As interest rates continue to rise, there is a chance that, come renewal time, your mortgage payment will look dramatically different than it does now. Rising interest rates affect mortgage payments in a variety of ways, especially if you have a variable rate mortgage. A dramatic increase in your mortgage payment can have quite a deleterious effect on your financial goals and/or spending power.
That said, as your mortgage broker i’m here to help you prepare for the eventuality that you will have to renew, and provide some strategies to help you reduce the impact these rising interest rates will have on your future financial standing.

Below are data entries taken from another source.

# mazrk7/gmvae

Hardware: AMD Instinct MI355X
Metric: ELBO-samples/sec (higher is better)
Workload: dtype f32; 1 GPU; gmvae train step (noise+fwd+bwd+allreduce+TF-Adam), D=784 K=10 L=64 hidden=[64] S=1, batch 1024/GPU x 1 GPU (BASELINE configs[2]); global_batch=1024, parallelism=dp1, hipgraph=True, input_pipeline_on_device=False, safe_schedule=False

## Files before the change

gmvae_amd/csrc/mega2.hpp:

```cpp
#pragma once
#include "mega.hpp"

namespace gmvae {

struct M2 {
  static constexpr int H = 64, L = 64, K = 10, KP = 16, L2 = 128, D = 784, K2 = 12;
  static constexpr int NT = D / 16;
  static constexpr int DC = 16 * kM2ProdTiles;
  static constexpr int b_y0 = 0, b_y1 = 64, b_g0 = 80, b_p = 144, b_g1 = 272, b_d0 = 400;
  static constexpr int Wy1f = 512;
  static constexpr int Wg0yf = Wy1f + 1024;
  static constexpr int Wpf = Wg0yf + 1024;
  static constexpr int imgF_early = Wpf + 2048;
  static constexpr int Wg1f = imgF_early;
  static constexpr int Wd0f = Wg1f + 8192;
  static constexpr int imgF = Wd0f + 4096;
  static constexpr int Wd0b = 0;
  static constexpr int Wg1b = Wd0b + 4096;
  static constexpr int Wg0yb = Wg1b + 8192;
  static constexpr int Wpb = Wg0yb + 1024;
  static constexpr int Wy1b = Wpb + 2048;
  static constexpr int imgB = Wy1b + 1024;
  static constexpr int dF = 0, dFq = 16 * DC * 4;
  static constexpr int dB = 4 * dFq, dBq = (DC / 4) * 64 * 4;
  static constexpr int dbias = dB + 4 * dBq, dbq = DC;
  static constexpr int dimg = dbias + 4 * dbq;
  static constexpr int ld64 = 68, ld128 = 132, ldk = 20;
  static constexpr int IMG = 0;
  static constexpr int P_h1 = IMG + imgF;
  static constexpr int P_y = P_h1 + 16 * ld128;
  static constexpr int P_hg = P_y + 16 * ldk;
  static constexpr int P_pp = P_hg + 16 * ld64;
  static constexpr int P_qp = P_pp + 16 * ld128;
  static constexpr int P_z = P_qp + 16 * ld128;
  static constexpr int P_sp = P_z + 16 * ld64;
  static constexpr int P_hd = P_sp + 16 * 64;
  static constexpr int P_eps = P_hd + 16 * ld64;
  static constexpr int P_u = P_eps + 16 * 64;
  static constexpr int P_lg = P_u + 256;
  static constexpr int nll = P_lg + 16 * ldk;
  static constexpr int rsum = nll + 64;
  static constexpr int red = rsum + 128;
  static constexpr int dred = red + 2048;
  static constexpr int P_dhd = dred + 8192;
  static constexpr int total = P_dhd + 16 * ld64;
  static constexpr int P_dz = dred;
  static constexpr int P_dqp = P_dz + 16 * ld64;
  static constexpr int P_dpp = P_dqp + 16 * ld128;
  static constexpr int P_dhg = P_dpp + 16 * ld128;
  static constexpr int P_dl = P_dhg + 16 * ld64;
  static_assert(P_dl + 16 * ldk <= P_dhd, "backward panels must fit the dred region");
  static_assert(total * 4 <= 160 * 1024, "LDS budget");
  static constexpr int fl_kq = 196, fl_W = imgF, fl_A = fl_W + fl_kq * 64;
  static_assert(fl_A + 32 * kFlLda <= total, "first-layer staging must fit");
  static constexpr int imgF_pieces = (imgF + 2047) / 2048;
};

template <int KT, int NPAD>
__device__ __forceinline__ f32x4 m2_tile(const float* __restrict__ Wimg, const int nt, const float* __restrict__ Pin,
                                         const int ld, const int kt0, const int ln, const int lk, f32x4 acc) {
  float4 a[KT], b[KT];
#pragma unroll
  for (int t = 0; t < KT; ++t) {
    a[t] = *reinterpret_cast<const float4*>(Wimg + ((((kt0 + t) * 4 + lk) * NPAD + nt * 16 + ln) << 2));
    b[t] = *reinterpret_cast<const float4*>(Pin + ln * ld + (kt0 + t) * 16 + 4 * lk);
  }
#pragma unroll
  for (int t = 0; t < KT; ++t) {
    acc = __builtin_amdgcn_mfma_f32_16x16x4f32(a[t].x, b[t].x, acc, 0, 0, 0);
    acc = __builtin_amdgcn_mfma_f32_16x16x4f32(a[t].y, b[t].y, acc, 0, 0, 0);
    acc = __builtin_amdgcn_mfma_f32_16x16x4f32(a[t].z, b[t].z, acc, 0, 0, 0);
    acc = __builtin_amdgcn_mfma_f32_16x16x4f32(a[t].w, b[t].w, acc, 0, 0, 0);
  }
  return acc;
}
__device__ __forceinline__ void granule_publish(unsigned long long* p, const unsigned long long v) {
  __hip_atomic_store(p, v, __ATOMIC_RELAXED, __HIP_MEMORY_SCOPE_AGENT);
}
typedef unsigned u32x4_t __attribute__((ext_vector_type(4)));
__device__ __forceinline__ void granule2_publish(unsigned long long* p, const unsigned epoch, const float v0, const float v1) {
  const u32x4_t t = {__float_as_uint(v0), epoch, __float_as_uint(v1), epoch};
  asm volatile("global_store_dwordx4 %0, %1, off sc1\n\ts_nop 1" ::"v"(p), "v"(t) : "memory");
}
__device__ __forceinline__ u32x4_t granule2_load(const unsigned long long* p) {
  u32x4_t r;
  asm volatile("global_load_dwordx4 %0, %1, off sc1" : "=v"(r) : "v"(p) : "memory");
  return r;
}
#ifndef M2_L2_SWEEPS
#define M2_L2_SWEEPS 0
#endif
__device__ __forceinline__ u32x4_t granule2_load_l2(const unsigned long long* p) {
  u32x4_t r;
  asm volatile("global_load_dwordx4 %0, %1, off sc0" : "=v"(r) : "v"(p) : "memory");
  return r;
}
template <int N>
__device__ __forceinline__ void g2_wait(u32x4_t (&v)[N]) {
  static_assert(N == 6 || N == 8, "operand lists below");
  if constexpr (N == 8)
    asm volatile("s_waitcnt vmcnt(0)" : "+v"(v[0]), "+v"(v[1]), "+v"(v[2]), "+v"(v[3]), "+v"(v[4]), "+v"(v[5]), "+v"(v[6]), "+v"(v[7])::"memory");
  else
    asm volatile("s_waitcnt vmcnt(0)" : "+v"(v[0]), "+v"(v[1]), "+v"(v[2]), "+v"(v[3]), "+v"(v[4]), "+v"(v[5])::"memory");
}
__device__ __forceinline__ float4 f4(const f32x4 v) { return make_float4(v[0], v[1], v[2], v[3]); }
__device__ __forceinline__ float4 ld4(const float* p) { return *reinterpret_cast<const float4*>(p); }
__device__ __forceinline__ void st4(float* p, const float4 v) { *reinterpret_cast<float4*>(p) = v; }
__device__ __forceinline__ void st1o(float* p, const float v) {
  __hip_atomic_store(reinterpret_cast<unsigned*>(p), __float_as_uint(v), __ATOMIC_RELAXED, __HIP_MEMORY_SCOPE_AGENT);
}
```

It helps to be aware of something called a trigger point. When you have a variable rate mortgage and a fixed payment amount, a trigger point is when the amount of your payment is going entirely towards the interest on your mortgage: in other words, the principal is not being paid down at all. This drastically increases the amortisation period of your loan, and when it comes time to renew, the amount of your payment will dramatically increase in order to bring the mortgage period back within acceptable guidelines.
The best way to avoid this kind of shock is to immediately increase the amount that you are paying towards your mortgage. Additional payments will go directly towards paying down your principal, and it will lessen the blow when it comes time to renew. Even a small, but consistent prepayment amount could reduce your amortisation period dramatically and save you a lot of money in the long run.
This approach could even be employed by those with a fixed rate mortgage to finish paying off your property sooner.
Whatever kind of mortgage you have, i’m here to help you find the best solution for you. We help create a strategy that fits your financial situation so that you are paying down your mortgage in an optimal period of time, while also enjoying your home and life.